The Moscow Hotel, in downtown Rostov-on-Don, before the 2007 fire. Photo courtesy of Wikimedia Commons
The same plight befell the Moscow Hotel, a nineteenth-century eclecticist building. In 2007, it was badly damaged in a fire and has been awaiting reconstruction ever since. The dilapidated Gorky Library (originally the Sagiyev Family Tenement House, an Art Nouveau landmark) is covered in scaffolding. It has been decided to demolish the Pavlenkova Tenement House, on long-suffering Stanislavsky Street, altogether.
The Sagiyev Family Tenement House aka the Gorky Library, in downtown Rostov-on-Don.
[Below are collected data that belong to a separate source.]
template <class T, int CH, int MASK, bool ACC, bool BNX = false>
__global__ __launch_bounds__(256, CH == 4 ? 4 : 2) void thin_bwd_kernel(ThinBwdArgs p) {
  constexpr int U = 2;
  using V = VecN<T, CH>;
  __shared__ float red[32 * 256];
  const T* x = (const T*)p.x;
  const T* dy = (const T*)p.dy;
  const T* wd = (const T*)p.wd;
  const T* ym = (const T*)p.mask_y;
  T* dx = (T*)p.dx;
  const int tid = threadIdx.x;
  const int CG = 1 << p.cg_shift, ppb = 256 >> p.cg_shift;
  const int cg = tid & (CG - 1), pl = tid >> p.cg_shift;
  const int c0 = (int)blockIdx.y * (CH << p.cg_shift) + cg * CH;
  const int lane = tid & 63;
  const int grp = CG < 64 ? CG : 64;
  const int gpos = lane & (grp - 1), gbase = lane - gpos;
  float w[8][CH], dwa[8][CH], ss[CH], sq[CH], db[8];
#pragma unroll
  for (int o = 0; o < 8; ++o) {
    db[o] = 0.f;
#pragma unroll
    for (int j = 0; j < CH; ++j) {
      w[o][j] = o < p.OC ? to_f32(wd[(c0 + j) * p.OC + o]) : 0.f;
      dwa[o][j] = 0.f;
    }
  }
#pragma unroll
  for (int j = 0; j < CH; ++j) { ss[j] = 0.f; sq[j] = 0.f; }
  float bsc[BNX ? CH : 1], bsh[BNX ? CH : 1];
  if (BNX) {
#pragma unroll
    for (int j = 0; j < CH; ++j) bn_scale_shift(p.bn_mean[c0 + j], p.bn_invstd[c0 + j], p.bn_gamma[c0 + j], p.bn_beta[c0 + j], bsc[j], bsh[j]);
  }
  const int xbs = (int)p.x_bs, dybs = (int)p.dy_bs, dxbs = (int)p.dx_bs, ybs = (int)p.y_bs, M = (int)p.M;
  const int m0 = (int)blockIdx.x * p.pix_per_block;
  const int m1 = m0 + p.pix_per_block < M ? m0 + p.pix_per_block : M;
  for (int mb = m0 + pl; mb < m1; mb += U * ppb) {
    float xv[U][CH], yv[U][CH], old[U][CH], mydy[U];
    bool ok[U];
    int oo[U];
#pragma unroll
    for (int u = 0; u < U; ++u) {
      const int m = mb + u * ppb;
      ok[u] = m < m1;
      mydy[u] = 0.f;
      if (!ok[u]) continue;
      const int nb = m / p.HW;
      const int pix = m - nb * p.HW;
      oo[u] = nb * dxbs + pix * p.lddx + c0;
      V::load(x + (nb * xbs + pix * p.ldx + c0), xv[u]);
      if (MASK == 2) V::load(ym + (nb * ybs + pix * p.ldy + c0), yv[u]);
      if (ACC) V::load(dx + oo[u], old[u]);
      if (gpos < p.OC) mydy[u] = to_f32(dy[nb * dybs + pix * p.lddy + gpos]);
    }
#pragma unroll
    for (int u = 0; u < U; ++u) {
      float dyv[8];
#pragma unroll
      for (int o = 0; o < 8; ++o) dyv[o] = __shfl(mydy[u], gbase + o, 64);
      if (!ok[u]) continue;
      if (BNX) {
#pragma unroll
        for (int j = 0; j < CH; ++j) xv[u][j] = fmaxf(fmaf(xv[u][j], bsc[j], bsh[j]), 0.f);
      }
      float v[CH];
#pragma unroll
      for (int j = 0; j < CH; ++j) {
        float a = 0.f;
#pragma unroll
        for (int o = 0; o < 8; ++o) a = fmaf(dyv[o], w[o][j], a);
        if (ACC) a += old[u][j];
        float second = 0.f;
        if (MASK) {
          second = MASK == 1 ? xv[u][j] : yv[u][j];
          a = second > 0.f ? a * p.mask_scale : 0.f;
        }
        v[j] = a;
        const float q = to_f32(from_f32<T>(a));
        ss[j] += q;
        sq[j] = fmaf(q, MASK ? second : q, sq[j]);
      }
      V::store(dx + oo[u], v);
#pragma unroll
      for (int o = 0; o < 8; ++o) {
#pragma unroll
        for (int j = 0; j < CH; ++j) dwa[o][j] = fmaf(dyv[o], xv[u][j], dwa[o][j]);
        if (cg == 0 && blockIdx.y == 0) db[o] += dyv[o];
      }
    }
  }
#pragma unroll
  for (int rnd = 0; rnd < CH / 4; ++rnd) {
    if (rnd * 32 >= p.OC * CH) break;
    if (rnd) __syncthreads();
#pragma unroll
    for (int k = 0; k < 32; ++k) red[k * 256 + tid] = dwa[(rnd * 32 + k) / CH][(rnd * 32 + k) % CH];
    __syncthreads();
    for (int k = pl; k < 32; k += ppb) {
      const int kk = rnd * 32 + k;
      if (kk >= p.OC * CH) break;
      float a = 0.f;
      for (int q = 0; q < ppb; ++q) a += red[k * 256 + q * CG + cg];
      atomicAdd(p.dw + (kk / CH) * p.C + c0 + (kk % CH), a);
    }
  }
  if (p.stats || p.dbias) {
    __syncthreads();
#pragma unroll
    for (int k = 0; k < CH; ++k) {
      red[k * 256 + tid] = ss[k];
      red[(CH + k) * 256 + tid] = sq[k];
    }
    if (cg == 0) {
#pragma unroll
      for (int k = 0; k < 8; ++k) red[(2 * CH + k) * 256 + pl] = db[k];
    }
    __syncthreads();
    if (p.stats) {
      double* rep = p.stats + (long long)(blockIdx.x & 7) * 2 * p.C;
      for (int k = pl; k < 2 * CH; k += ppb) {
        float a = 0.f;
        for (int q = 0; q < ppb; ++q) a += red[k * 256 + q * CG + cg];
        atomicAdd(rep + (k / CH) * p.C + c0 + (k % CH), (double)a);
      }
    }
    if (p.dbias && tid < p.OC) {
      float a = 0.f;
      for (int q = 0; q < ppb; ++q) a += red[(2 * CH + tid) * 256 + q];
      atomicAdd(p.dbias + tid, a);
    }
  }
}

Photo courtesy of voopiik-don.ru
The ruins of the Pavlenkova Tenement House, in downtown Rostov-on-Don. Photo courtesy of Rostov.ru
A few weeks before the start of the World Cup, images of a building on Sholokhov Avenue appeared in the news and social media. Happy residents peered from the windows: a fiddler holding his instrument, an artist at an easel, a girl blowing soap bubbles, a football fan wearing a Spartak FC scarf, and patriots with the Russian tricolor draped on their backs. The balconies are adorned with balloons and potted plants.
All of them were painted images on yet another banner covering up unfinished repairs.
The upcoming championship has not changed the life of Rostov-on-Don’s real residents all that much. Schoolchildren and university students started and finished their final exams earlier, so schools and universities would be closed when the World Cup kicked off. The old airport was shut down, replaced by the new Platov Airport outside the city. All political rallies and marches have been prohibited during the World Cup.
The police will not be alone in enforcing this and other prohibitions. In early May, Don Cossacks in Rostov announced that three hundred Cossacks, included mounted Cossacks, would be keeping the peace on the streets as “volunteers.” They have assured the public that, at their own behest, they would not engage in violence and would leave their whips at home. If the police, however, are breaking up a fight, the Cossacks will back them up. The volunteers in papakha hats will pay particular attention to LGBT fans.
“Cossacks.” Photo courtesy of Russia Beyond
“If two men kiss at the World Cup, we will tell the police to check them out,” they said.
The first World Cup match in Rostov-on-Don kicks off on June 17. A total of five matches will be played on the left bank of the Don: four matches in the group stage and one match in the round of sixteen.